Select Committee on Environment, Food and Rural Affairs Appendices to the Minutes of Evidence


Memorandum submitted by the British Soft Drinks Association (BSDA)

  The British Soft Drinks Association is the national trade association representing the interests of the UK's manufacturers, factors and franchisors of soft drinks. Member companies make up over 90 per cent of the industry, supplying still and carbonated drinks, fruit juices and bottled waters with annual consumer sales in excess on £7.8 billion.


  Although the use of CFC's as a blowing agent in insulating foams ceased in 1994 (with the use of HCFC's continuing for several years after), BSDA members own over 400,000 pieces of affected equipment currently in the marketplace. They comprise mainly display refrigerators, vending machines and soft drinks dispensing systems, installed in a diverse range of outlets from garage forecourts and corner shops to cinemas and public houses. BSDA members are incurring the costs and disruption caused through the misunderstanding, misinterpretation and poor consultation by Government of EC Regulation 2037/2000.


  The lack of forewarning and information to industry has resulted in member companies being unable to budget for future waste disposal costs. Some reprocessors are still unable to provide costs for the disposal of implicated plant. This hampers business planning and puts additional burdens on UK industry, which is still unsure as to the total cost of compliance. This also raises questions as to the economics of refurbishing equipment and may impact on the purchase of new plant.

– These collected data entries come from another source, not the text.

# tongdaxu/VQ-VAE-from-Gaussian-VAE

Hardware: AMD Instinct MI355X
Metric: images/sec encode+quantize+decode, 256x256, codebook 2^16 (higher is better)
Workload: dtype f32

## Files before the change

vq-vae-from-gaussian-vae_amd/csrc/gq_wino_gemm.h:

```cpp
#pragma once
#include "gq_common.h"

namespace gqhip {

typedef _Float16 f16x8 __attribute__((ext_vector_type(8)));

struct WinoGemm2Params {
  const _Float16 *V2;
  const _Float16 *Wf;
  float *M;
  long tiles;
  int cin, cout, nnb;
  long mtiles;
  long ntile_total;
  long tiles_per_xcd;
};

__global__ __launch_bounds__(256, 2) void wino_gemm_f16x2_kernel(const WinoGemm2Params p) {
  constexpr int kPlane = 256 * 32 + 64, kChunk = 2 * kPlane, kStage = 2 * kChunk;
  __shared__ __attribute__((aligned(16))) unsigned char sA[2 * kStage];
  const int tid = threadIdx.x, lane = tid & 63, wave = __builtin_amdgcn_readfirstlane(tid >> 6);
  const int c = lane & 31, h = lane >> 5, wm = wave >> 1, wn = wave & 1;
  const long vb = blockIdx.x, kq = vb >> 3;
  const int nb = (int)(kq % p.nnb);
  const long tile = (vb & 7) * p.tiles_per_xcd + kq / p.nnb;
  if (tile >= p.ntile_total) return;
  const long pos = tile / p.mtiles, m0 = (tile % p.mtiles) * 256;
  const int cin = p.cin, nst = cin / 32;
  const int w8 = tid & 7, r0 = tid >> 3, pl = w8 >> 2, jc = (w8 >> 1) & 1, jh = w8 & 1;
  const _Float16 *src = p.V2 + ((pos * p.tiles + m0 + r0) * 2L * cin) + pl * cin + 16 * jc + 8 * jh;
  const int loff = jc * kChunk + pl * kPlane + r0 * 32 + 16 * (jh ^ ((r0 >> 3) & 1));
  const long rstride = 64L * cin;
  f16x8 st[8];
  auto issue = [&](int stage) {
#pragma unroll
    for (int i = 0; i < 8; ++i) st[i] = *reinterpret_cast<const f16x8 *>(src + i * rstride + stage * 32);
  };
  auto commit = [&](int buf) {
#pragma unroll
    for (int i = 0; i < 8; ++i) *reinterpret_cast<f16x8 *>(sA + buf * kStage + loff + i * 1024) = st[i];
  };
  f32x16 acc[4][2];
#pragma unroll
  for (int rr = 0; rr < 4; ++rr)
#pragma unroll
    for (int j = 0; j < 2; ++j)
      acc[rr][j] = f32x16{0.f, 0.f, 0.f, 0.f, 0.f, 0.f, 0.f, 0.f, 0.f, 0.f, 0.f, 0.f, 0.f, 0.f, 0.f, 0.f};
  const int aoff = (4 * wm) * 1024 + c * 32 + 16 * (h ^ ((c >> 3) & 1));
  const long wstep = (long)p.nnb * (512 * 16);
  const unsigned char *wbase = reinterpret_cast<const unsigned char *>(p.Wf) + pos * (cin / 16) * wstep +
                               (4 * nb + 2 * wn) * 128 * 16;
  const int wl = lane * 16;
  f16x8 b0[4], b1[4];
  auto load_b = [&](int ks, f16x8 (&dst)[4]) {
    const unsigned char *s = wbase + ks * wstep;
#pragma unroll
    for (int k = 0; k < 4; ++k) dst[k] = *reinterpret_cast<const f16x8 *>(s + k * 1024 + wl);
  };
  auto kstep = [&](const unsigned char *A, const f16x8 (&bq)[4]) {
#pragma unroll
    for (int rr = 0; rr < 4; ++rr) {
      const f16x8 ah = *reinterpret_cast<const f16x8 *>(A + aoff + rr * 1024);
      const f16x8 al = *reinterpret_cast<const f16x8 *>(A + aoff + rr * 1024 + kPlane);
#pragma unroll
      for (int j = 0; j < 2; ++j) {
        acc[rr][j] = __builtin_amdgcn_mfma_f32_32x32x16_f16(ah, bq[2 * j], acc[rr][j], 0, 0, 0);
        acc[rr][j] = __builtin_amdgcn_mfma_f32_32x32x16_f16(ah, bq[2 * j + 1], acc[rr][j], 0, 0, 0);
        acc[rr][j] = __builtin_amdgcn_mfma_f32_32x32x16_f16(al, bq[2 * j], acc[rr][j], 0, 0, 0);
      }
    }
  };
  const int nks = 2 * nst;
  load_b(0, b0);
  issue(0);
  commit(0);
  __syncthreads();
  for (int s = 0; s < nst; ++s) {
    const bool more = s + 1 < nst;
    const unsigned char *A = sA + (s & 1) * kStage;
    load_b(2 * s + 1, b1);
    if (more) issue(s + 1);
    kstep(A, b0);
    __builtin_amdgcn_sched_barrier(0);
    load_b(2 * s + 2 < nks ? 2 * s + 2 : nks - 1, b0);
    kstep(A + kChunk, b1);
    if (more) commit((s + 1) & 1);
    __builtin_amdgcn_sched_barrier(0);
    __syncthreads();
  }
  float *Mp = p.M + ((pos * p.tiles + m0 + 4 * wm * 32 + 4 * h) * (long)p.cout) + nb * 128 + c;
  const long cs = p.cout;
#pragma unroll
  for (int rr = 0; rr < 4; ++rr)
#pragma unroll
    for (int j = 0; j < 2; ++j) {
      float *base = Mp + (rr * 32L) * cs + (2 * wn + j) * 32;
#pragma unroll
      for (int r = 0; r < 16; ++r) base[(long)((r & 3) + 8 * (r >> 2)) * cs] = acc[rr][j][r];
    }
}

__global__ __launch_bounds__(512, 1) void wino_gemm_f16x2_w8_kernel(const WinoGemm2Params p) {
  constexpr int kPlane = 256 * 32 + 32, kChunk = 2 * kPlane, kStage = 4 * kChunk;
  static_assert(kChunk % 256 == 64 && kPlane % 256 == 32, "region stagger");
  __shared__ __attribute__((aligned(16))) unsigned char sA[2 * kStage];
  const int tid = threadIdx.x, lane = tid & 63, wave = __builtin_amdgcn_readfirstlane(tid >> 6);
  const int c = lane & 31, h = lane >> 5, wm = wave >> 2, wn = wave & 3;
  const long vb = blockIdx.x, kq = vb >> 3;
  const int nb = (int)(kq % p.nnb);
  const long tile = (vb & 7) * p.tiles_per_xcd + kq / p.nnb;
  if (tile >= p.ntile_total) return;
  const long pos = tile / p.mtiles, m0 = (tile % p.mtiles) * 256;
  const int cin = p.cin, nst = cin / 64;
  const int w16 = tid & 15, r0 = tid >> 4, pl = w16 >> 3, jc = (w16 >> 1) & 3, jh = w16 & 1;
  const _Float16 *src = p.V2 + ((pos * p.tiles + m0 + r0) * 2L * cin) + pl * cin + 16 * jc + 8 * jh;
  const int loff = jc * kChunk + pl * kPlane + r0 * 32 + 16 * (jh ^ ((r0 >> 3) & 1));
  const long rstride = 64L * cin;
  f16x8 st[8];
  auto issue = [&](int stage) {
#pragma unroll
    for (int i = 0; i < 8; ++i) st[i] = *reinterpret_cast<const f16x8 *>(src + i * rstride + stage * 64);
  };
  auto commit = [&](int buf) {
#pragma unroll
    for (int i = 0; i < 8; ++i) *reinterpret_cast<f16x8 *>(sA + buf * kStage + loff + i * 1024) = st[i];
  };
  f32x16 acc[4][2];
#pragma unroll
  for (int rr = 0; rr < 4; ++rr)
#pragma unroll
    for (int j = 0; j < 2; ++j)
      acc[rr][j] = f32x16{0.f, 0.f, 0.f, 0.f, 0.f, 0.f, 0.f, 0.f, 0.f, 0.f, 0.f, 0.f, 0.f, 0.f, 0.f, 0.f};
  const int aoff = (4 * wm) * 1024 + c * 32 + 16 * (h ^ ((c >> 3) & 1));
  const long wstep = (long)(p.cout / 32) * 2048;
  const unsigned char *wbase = reinterpret_cast<const unsigned char *>(p.Wf) + pos * (cin / 16) * wstep +
                               (8 * nb + 2 * wn) * 2048L;
  const int wl = lane * 16;
  const int nks = 4 * nst;
  f16x8 bA[4], bB[4], bC[4];
  auto load_b = [&](int ks, f16x8 (&dst)[4]) {
    const unsigned char *s = wbase + (long)(ks < nks ? ks : nks - 1) * wstep;
#pragma unroll
    for (int k = 0; k < 4; ++k) dst[k] = *reinterpret_cast<const f16x8 *>(s + k * 1024 + wl);
  };
  f16x8 ah, al, nh, nl;
  auto read_a = [&](const unsigned char *A, int u, f16x8 &oh, f16x8 &ol) {
    const unsigned char *q = A + (u >> 2) * kChunk + aoff + (u & 3) * 1024;
    oh = *reinterpret_cast<const f16x8 *>(q);
    ol = *reinterpret_cast<const f16x8 *>(q + kPlane);
  };
  auto mfma6 = [&](int rr, const f16x8 (&bq)[4]) {
#pragma unroll
    for (int j = 0; j < 2; ++j) {
      acc[rr][j] = __builtin_amdgcn_mfma_f32_32x32x16_f16(ah, bq[2 * j], acc[rr][j], 0, 0, 0);
      acc[rr][j] = __builtin_amdgcn_mfma_f32_32x32x16_f16(ah, bq[2 * j + 1], acc[rr][j], 0, 0, 0);
      acc[rr][j] = __builtin_amdgcn_mfma_f32_32x32x16_f16(al, bq[2 * j], acc[rr][j], 0, 0, 0);
    }
  };
  auto kstep = [&](const unsigned char *A, int ks4, const f16x8 (&bq)[4], bool last_of_stage) {
#pragma unroll
    for (int rr = 0; rr < 4; ++rr) {
      const int u = 4 * ks4 + rr;
      if (!(last_of_stage && rr == 3)) read_a(A, u + 1, nh, nl);
      __builtin_amdgcn_sched_barrier(0);
      mfma6(rr, bq);
      ah = nh;
      al = nl;
      __builtin_amdgcn_sched_barrier(0);
    }
  };
  load_b(0, bA);
  load_b(1, bB);
  issue(0);
  commit(0);
  __syncthreads();
  for (int s = 0; s < nst; ++s) {
    const bool more = s + 1 < nst;
    const unsigned char *A = sA + (s & 1) * kStage;
    read_a(A, 0, ah, al);
    load_b(4 * s + 2, bC);
    if (more) issue(s + 1);
    kstep(A, 0, bA, false);
    load_b(4 * s + 3, bA);
    kstep(A, 1, bB, false);
    load_b(4 * s + 4, bB);
    kstep(A, 2, bC, false);
    load_b(4 * s + 5, bC);
    kstep(A, 3, bA, true);
    if (more) commit((s + 1) & 1);
#pragma unroll
    for (int k = 0; k < 4; ++k) {
      bA[k] = bB[k];
      bB[k] = bC[k];
    }
    __builtin_amdgcn_sched_barrier(0);
    __syncthreads();
  }
  float *Mp = p.M + ((pos * p.tiles + m0 + 4 * wm * 32 + 4 * h) * (long)p.cout) + nb * 256 + c;
  const long cs = p.cout;
#pragma unroll
  for (int rr = 0; rr < 4; ++rr)
#pragma unroll
    for (int j = 0; j < 2; ++j) {
      float *base = Mp + (rr * 32L) * cs + (2 * wn + j) * 32;
#pragma unroll
      for (int r = 0; r < 16; ++r) base[(long)((r & 3) + 8 * (r >> 2)) * cs] = acc[rr][j][r];
    }
}

}
```

Before: 489.5.

## Switch Winograd GEMM kernels to 16x16x32 MFMA with transposed operands

```diff
diff --git a/vq-vae-from-gaussian-vae_amd/csrc/gq_wino_gemm.h b/vq-vae-from-gaussian-vae_amd/csrc/gq_wino_gemm.h
--- a/vq-vae-from-gaussian-vae_amd/csrc/gq_wino_gemm.h
+++ b/vq-vae-from-gaussian-vae_amd/csrc/gq_wino_gemm.h
@@ -20,7 +20,7 @@
   constexpr int kPlane = 256 * 32 + 64, kChunk = 2 * kPlane, kStage = 2 * kChunk;
   __shared__ __attribute__((aligned(16))) unsigned char sA[2 * kStage];
   const int tid = threadIdx.x, lane = tid & 63, wave = __builtin_amdgcn_readfirstlane(tid >> 6);
-  const int c = lane & 31, h = lane >> 5, wm = wave >> 1, wn = wave & 1;
+  const int c = lane & 15, g = lane >> 4, wm = wave >> 1, wn = wave & 1;
   const long vb = blockIdx.x, kq = vb >> 3;
   const int nb = (int)(kq % p.nnb);
   const long tile = (vb & 7) * p.tiles_per_xcd + kq / p.nnb;
@@ -40,64 +40,59 @@
 #pragma unroll
     for (int i = 0; i < 8; ++i) *reinterpret_cast<f16x8 *>(sA + buf * kStage + loff + i * 1024) = st[i];
   };
-  f32x16 acc[4][2];
+  f32x4 acc[8][4];
 #pragma unroll
-  for (int rr = 0; rr < 4; ++rr)
+  for (int m = 0; m < 8; ++m)
 #pragma unroll
-    for (int j = 0; j < 2; ++j)
-      acc[rr][j] = f32x16{0.f, 0.f, 0.f, 0.f, 0.f, 0.f, 0.f, 0.f, 0.f, 0.f, 0.f, 0.f, 0.f, 0.f, 0.f, 0.f};
-  const int aoff = (4 * wm) * 1024 + c * 32 + 16 * (h ^ ((c >> 3) & 1));
+    for (int n = 0; n < 4; ++n) acc[m][n] = f32x4{0.f, 0.f, 0.f, 0.f};
+  const int aoff = (g >> 1) * kChunk + (8 * wm) * 512 + c * 32 + 16 * ((g & 1) ^ ((c >> 3) & 1));
   const long wstep = (long)p.nnb * (512 * 16);
   const unsigned char *wbase = reinterpret_cast<const unsigned char *>(p.Wf) + pos * (cin / 16) * wstep +
-                               (4 * nb + 2 * wn) * 128 * 16;
-  const int wl = lane * 16;
-  f16x8 b0[4], b1[4];
-  auto load_b = [&](int ks, f16x8 (&dst)[4]) {
-    const unsigned char *s = wbase + ks * wstep;
+                               (4 * nb + 2 * wn) * 128 * 16 + (g >> 1) * wstep + (32 * (g & 1) + c) * 16;
+  f16x8 wH[4], wN[4], wL[4];
+  auto load_w = [&](int ks, int plane, f16x8 (&dst)[4]) {
+    const unsigned char *s = wbase + (long)(ks < nst ? ks : nst - 1) * 2 * wstep + plane * 1024;
 #pragma unroll
-    for (int k = 0; k < 4; ++k) dst[k] = *reinterpret_cast<const f16x8 *>(s + k * 1024 + wl);
+    for (int n = 0; n < 4; ++n) dst[n] = *reinterpret_cast<const f16x8 *>(s + (n >> 1) * 2048 + (n & 1) * 256);
   };
-  auto kstep = [&](const unsigned char *A, const f16x8 (&bq)[4]) {
+  auto products = [&](const unsigned char *A, int plane) {
 #pragma unroll
-    for (int rr = 0; rr < 4; ++rr) {
-      const f16x8 ah = *reinterpret_cast<const f16x8 *>(A + aoff + rr * 1024);
-      const f16x8 al = *reinterpret_cast<const f16x8 *>(A + aoff + rr * 1024 + kPlane);
+    for (int m = 0; m < 8; ++m) {
+      const f16x8 a = *reinterpret_cast<const f16x8 *>(A + plane * kPlane + aoff + m * 512);
 #pragma unroll
-      for (int j = 0; j < 2; ++j) {
-        acc[rr][j] = __builtin_amdgcn_mfma_f32_32x32x16_f16(ah, bq[2 * j], acc[rr][j], 0, 0, 0);
-        acc[rr][j] = __builtin_amdgcn_mfma_f32_32x32x16_f16(ah, bq[2 * j + 1], acc[rr][j], 0, 0, 0);
-        acc[rr][j] = __builtin_amdgcn_mfma_f32_32x32x16_f16(al, bq[2 * j], acc[rr][j], 0, 0, 0);
+      for (int n = 0; n < 4; ++n) acc[m][n] = __builtin_amdgcn_mfma_f32_16x16x32_f16(wH[n], a, acc[m][n], 0, 0, 0);
+      if (plane == 0) {
+#pragma unroll
+        for (int n = 0; n < 4; ++n) acc[m][n] = __builtin_amdgcn_mfma_f32_16x16x32_f16(wL[n], a, acc[m][n], 0, 0, 0);
       }
     }
   };
-  const int nks = 2 * nst;
-  load_b(0, b0);
+  load_w(0, 0, wH);
+  load_w(0, 1, wL);
   issue(0);
   commit(0);
   __syncthreads();
   for (int s = 0; s < nst; ++s) {
     const bool more = s + 1 < nst;
     const unsigned char *A = sA + (s & 1) * kStage;
-    load_b(2 * s + 1, b1);
+    load_w(s + 1, 0, wN);
     if (more) issue(s + 1);
-    kstep(A, b0);
+    products(A, 0);
     __builtin_amdgcn_sched_barrier(0);
-    load_b(2 * s + 2 < nks ? 2 * s + 2 : nks - 1, b0);
-    kstep(A + kChunk, b1);
+    load_w(s + 1, 1, wL);
+    products(A, 1);
     if (more) commit((s + 1) & 1);
+#pragma unroll
+    for (int n = 0; n < 4; ++n) wH[n] = wN[n];
     __builtin_amdgcn_sched_barrier(0);
     __syncthreads();
   }
-  float *Mp = p.M + ((pos * p.tiles + m0 + 4 * wm * 32 + 4 * h) * (long)p.cout) + nb * 128 + c;
+  float *Mp = p.M + ((pos * p.tiles + m0 + 8 * wm * 16 + c) * (long)p.cout) + nb * 128 + wn * 64 + 4 * g;
   const long cs = p.cout;
 #pragma unroll
-  for (int rr = 0; rr < 4; ++rr)
+  for (int m = 0; m < 8; ++m)
 #pragma unroll
-    for (int j = 0; j < 2; ++j) {
-      float *base = Mp + (rr * 32L) * cs + (2 * wn + j) * 32;
-#pragma unroll
-      for (int r = 0; r < 16; ++r) base[(long)((r & 3) + 8 * (r >> 2)) * cs] = acc[rr][j][r];
-    }
+    for (int n = 0; n < 4; ++n) *reinterpret_cast<f32x4 *>(Mp + (m * 16L) * cs + n * 16) = acc[m][n];
 }
 
 __global__ __launch_bounds__(512, 1) void wino_gemm_f16x2_w8_kernel(const WinoGemm2Params p) {
@@ -105,7 +100,7 @@
   static_assert(kChunk % 256 == 64 && kPlane % 256 == 32, "region stagger");
   __shared__ __attribute__((aligned(16))) unsigned char sA[2 * kStage];
   const int tid = threadIdx.x, lane = tid & 63, wave = __builtin_amdgcn_readfirstlane(tid >> 6);
-  const int c = lane & 31, h = lane >> 5, wm = wave >> 2, wn = wave & 3;
+  const int c = lane & 15, g = lane >> 4, wm = wave >> 2, wn = wave & 3;
   const long vb = blockIdx.x, kq = vb >> 3;
   const int nb = (int)(kq % p.nnb);
   const long tile = (vb & 7) * p.tiles_per_xcd + kq / p.nnb;
@@ -125,87 +120,69 @@
 #pragma unroll
     for (int i = 0; i < 8; ++i) *reinterpret_cast<f16x8 *>(sA + buf * kStage + loff + i * 1024) = st[i];
   };
-  f32x16 acc[4][2];
+  f32x4 acc[8][4];
 #pragma unroll
-  for (int rr = 0; rr < 4; ++rr)
+  for (int m = 0; m < 8; ++m)
 #pragma unroll
-    for (int j = 0; j < 2; ++j)
-      acc[rr][j] = f32x16{0.f, 0.f, 0.f, 0.f, 0.f, 0.f, 0.f, 0.f, 0.f, 0.f, 0.f, 0.f, 0.f, 0.f, 0.f, 0.f};
-  const int aoff = (4 * wm) * 1024 + c * 32 + 16 * (h ^ ((c >> 3) & 1));
+    for (int n = 0; n < 4; ++n) acc[m][n] = f32x4{0.f, 0.f, 0.f, 0.f};
+  const int aoff = (g >> 1) * kChunk + (8 * wm) * 512 + c * 32 + 16 * ((g & 1) ^ ((c >> 3) & 1));
   const long wstep = (long)(p.cout / 32) * 2048;
   const unsigned char *wbase = reinterpret_cast<const unsigned char *>(p.Wf) + pos * (cin / 16) * wstep +
-                               (8 * nb + 2 * wn) * 2048L;
-  const int wl = lane * 16;
-  const int nks = 4 * nst;
-  f16x8 bA[4], bB[4], bC[4];
-  auto load_b = [&](int ks, f16x8 (&dst)[4]) {
-    const unsigned char *s = wbase + (long)(ks < nks ? ks : nks - 1) * wstep;
+                               (8 * nb + 2 * wn) * 2048L + (g >> 1) * wstep + (32 * (g & 1) + c) * 16;
+  const int nk32 = 2 * nst;
+  f16x8 wH0[4], wH1[4], wL[4], aq[4];
+  auto load_w = [&](int ks, int plane, f16x8 (&dst)[4]) {
+    const unsigned char *s = wbase + (long)(ks < nk32 ? ks : nk32 - 1) * 2 * wstep + plane * 1024;
 #pragma unroll
-    for (int k = 0; k < 4; ++k) dst[k] = *reinterpret_cast<const f16x8 *>(s + k * 1024 + wl);
+    for (int n = 0; n < 4; ++n) dst[n] = *reinterpret_cast<const f16x8 *>(s + (n >> 1) * 2048 + (n & 1) * 256);
   };
-  f16x8 ah, al, nh, nl;
-  auto read_a = [&](const unsigned char *A, int u, f16x8 &oh, f16x8 &ol) {
-    const unsigned char *q = A + (u >> 2) * kChunk + aoff + (u & 3) * 1024;
-    oh = *reinterpret_cast<const f16x8 *>(q);
-    ol = *reinterpret_cast<const f16x8 *>(q + kPlane);
+  auto read_a = [&](const unsigned char *A, int u, f16x8 &o) {
+    o = *reinterpret_cast<const f16x8 *>(A + (u >> 4) * 2 * kChunk + ((u >> 3) & 1) * kPlane + aoff + (u & 7) * 512);
   };
-  auto mfma6 = [&](int rr, const f16x8 (&bq)[4]) {
+  auto unit = [&](int u, const f16x8 &a, const f16x8 (&wh)[4], const f16x8 (&wl)[4]) {
+    const int m = u & 7;
 #pragma unroll
-    for (int j = 0; j < 2; ++j) {
-      acc[rr][j] = __builtin_amdgcn_mfma_f32_32x32x16_f16(ah, bq[2 * j], acc[rr][j], 0, 0, 0);
-      acc[rr][j] = __builtin_amdgcn_mfma_f32_32x32x16_f16(ah, bq[2 * j + 1], acc[rr][j], 0, 0, 0);
-      acc[rr][j] = __builtin_amdgcn_mfma_f32_32x32x16_f16(al, bq[2 * j], acc[rr][j], 0, 0, 0);
+    for (int n = 0; n < 4; ++n) acc[m][n] = __builtin_amdgcn_mfma_f32_16x16x32_f16(wh[n], a, acc[m][n], 0, 0, 0);
+    if (((u >> 3) & 1) == 0) {
+#pragma unroll
+      for (int n = 0; n < 4; ++n) acc[m][n] = __builtin_amdgcn_mfma_f32_16x16x32_f16(wl[n], a, acc[m][n], 0, 0, 0);
     }
   };
-  auto kstep = [&](const unsigned char *A, int ks4, const f16x8 (&bq)[4], bool last_of_stage) {
-#pragma unroll
-    for (int rr = 0; rr < 4; ++rr) {
-      const int u = 4 * ks4 + rr;
-      if (!(last_of_stage && rr == 3)) read_a(A, u + 1, nh, nl);
-      __builtin_amdgcn_sched_barrier(0);
-      mfma6(rr, bq);
-      ah = nh;
-      al = nl;
-      __builtin_amdgcn_sched_barrier(0);
-    }
-  };
-  load_b(0, bA);
-  load_b(1, bB);
+  load_w(0, 0, wH0);
+  load_w(0, 1, wL);
+  load_w(1, 0, wH1);
   issue(0);
   commit(0);
   __syncthreads();
   for (int s = 0; s < nst; ++s) {
     const bool more = s + 1 < nst;
     const unsigned char *A = sA + (s & 1) * kStage;
-    read_a(A, 0, ah, al);
-    load_b(4 * s + 2, bC);
+    read_a(A, 0, aq[0]);
+    read_a(A, 1, aq[1]);
+    read_a(A, 2, aq[2]);
     if (more) issue(s + 1);
-    kstep(A, 0, bA, false);
-    load_b(4 * s + 3, bA);
-    kstep(A, 1, bB, false);
-    load_b(4 * s + 4, bB);
-    kstep(A, 2, bC, false);
-    load_b(4 * s + 5, bC);
-    kstep(A, 3, bA, true);
+#pragma unroll
+    for (int u = 0; u < 32; ++u) {
+      if (u + 3 < 32) read_a(A, u + 3, aq[(u + 3) & 3]);
+      __builtin_amdgcn_sched_barrier(0);
+      if (u < 16) unit(u, aq[u & 3], wH0, wL);
+      else unit(u, aq[u & 3], wH1, wL);
+      __builtin_amdgcn_sched_barrier(0);
+      if (u == 7) load_w(2 * s + 1, 1, wL);
+      if (u == 15) load_w(2 * s + 2, 0, wH0);
+      if (u == 23) load_w(2 * s + 2, 1, wL);
+      if (u == 31) load_w(2 * s + 3, 0, wH1);
+    }
     if (more) commit((s + 1) & 1);
-#pragma unroll
-    for (int k = 0; k < 4; ++k) {
-      bA[k] = bB[k];
-      bB[k] = bC[k];
-    }
     __builtin_amdgcn_sched_barrier(0);
     __syncthreads();
   }
-  float *Mp = p.M + ((pos * p.tiles + m0 + 4 * wm * 32 + 4 * h) * (long)p.cout) + nb * 256 + c;
+  float *Mp = p.M + ((pos * p.tiles + m0 + 8 * wm * 16 + c) * (long)p.cout) + nb * 256 + wn * 64 + 4 * g;
   const long cs = p.cout;
 #pragma unroll
-  for (int rr = 0; rr < 4; ++rr)
+  for (int m = 0; m < 8; ++m)
 #pragma unroll
-    for (int j = 0; j < 2; ++j) {
-      float *base = Mp + (rr * 32L) * cs + (2 * wn + j) * 32;
-#pragma unroll
-      for (int r = 0; r < 16; ++r) base[(long)((r & 3) + 8 * (r >> 2)) * cs] = acc[rr][j][r];
-    }
+    for (int n = 0; n < 4; ++n) *reinterpret_cast<f32x4 *>(Mp + (m * 16L) * cs + n * 16) = acc[m][n];
 }
 
 }
```

New measurement: 490.3, median of 6. Within noise of the previous version (+0.2%).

  Members only discovered the full implications of the Regulation by word of mouth, when some companies were denied access to waste reprocessing facilities in September 2001. This was a clear oversight by Government department in identifying those industries affected by the Regulations.

  The first discussion forum open to owners of commercial/industrial equipment took place between DEFRA/DTI and affected parties in November 2001, some 13 months after implementation of the Regulations for commercial equipment.

  BSDA members are concerned about Government's failure to understand the implications of the Directive on commercial users of refrigeration equipment.

  Over a year after the Regulations came into force, there still exist no reprocessing facilities in the UK, forcing industry to bear otherwise avoidable costs for the storage of waste equipment.

  Recent developments have demonstrated a lack of coordination within Government. This led to the Environment Agency not being present at both commercial/industrial user meetings last year, delaying information important for industry planning. With a UK reprocessing standard (such as the German RAL standard) still not approved by Government, there will undoubtedly be further delays in addressing the much publicised 'mountain' of spent equipment awaiting disposal.

  There appeared to be confused communication between DEFRA, the Environment Agency and Local Authorities. This led to inconsistent guidance being offered by the Environment Agency and Local Authorities on important storage and handling issues.


  The soft drinks industry supports measures to protect the environment where appropriate. However Government clearly agreed to a Regulation in Brussels without a full understanding of the issues. An inadequate consultation process has left industry to absorb excessive costs and devote valuable resources to an otherwise preventable fiasco.

  BSDA will be seeking to set up meetings with the relevant parties on a regular basis, and helping to ensure that Government Departments are better briefed when assessing the impact of draft EU Regulations and those whom it affects. Earlier involvement of industry in the consultation process may have led to this unwelcome situation being avoided.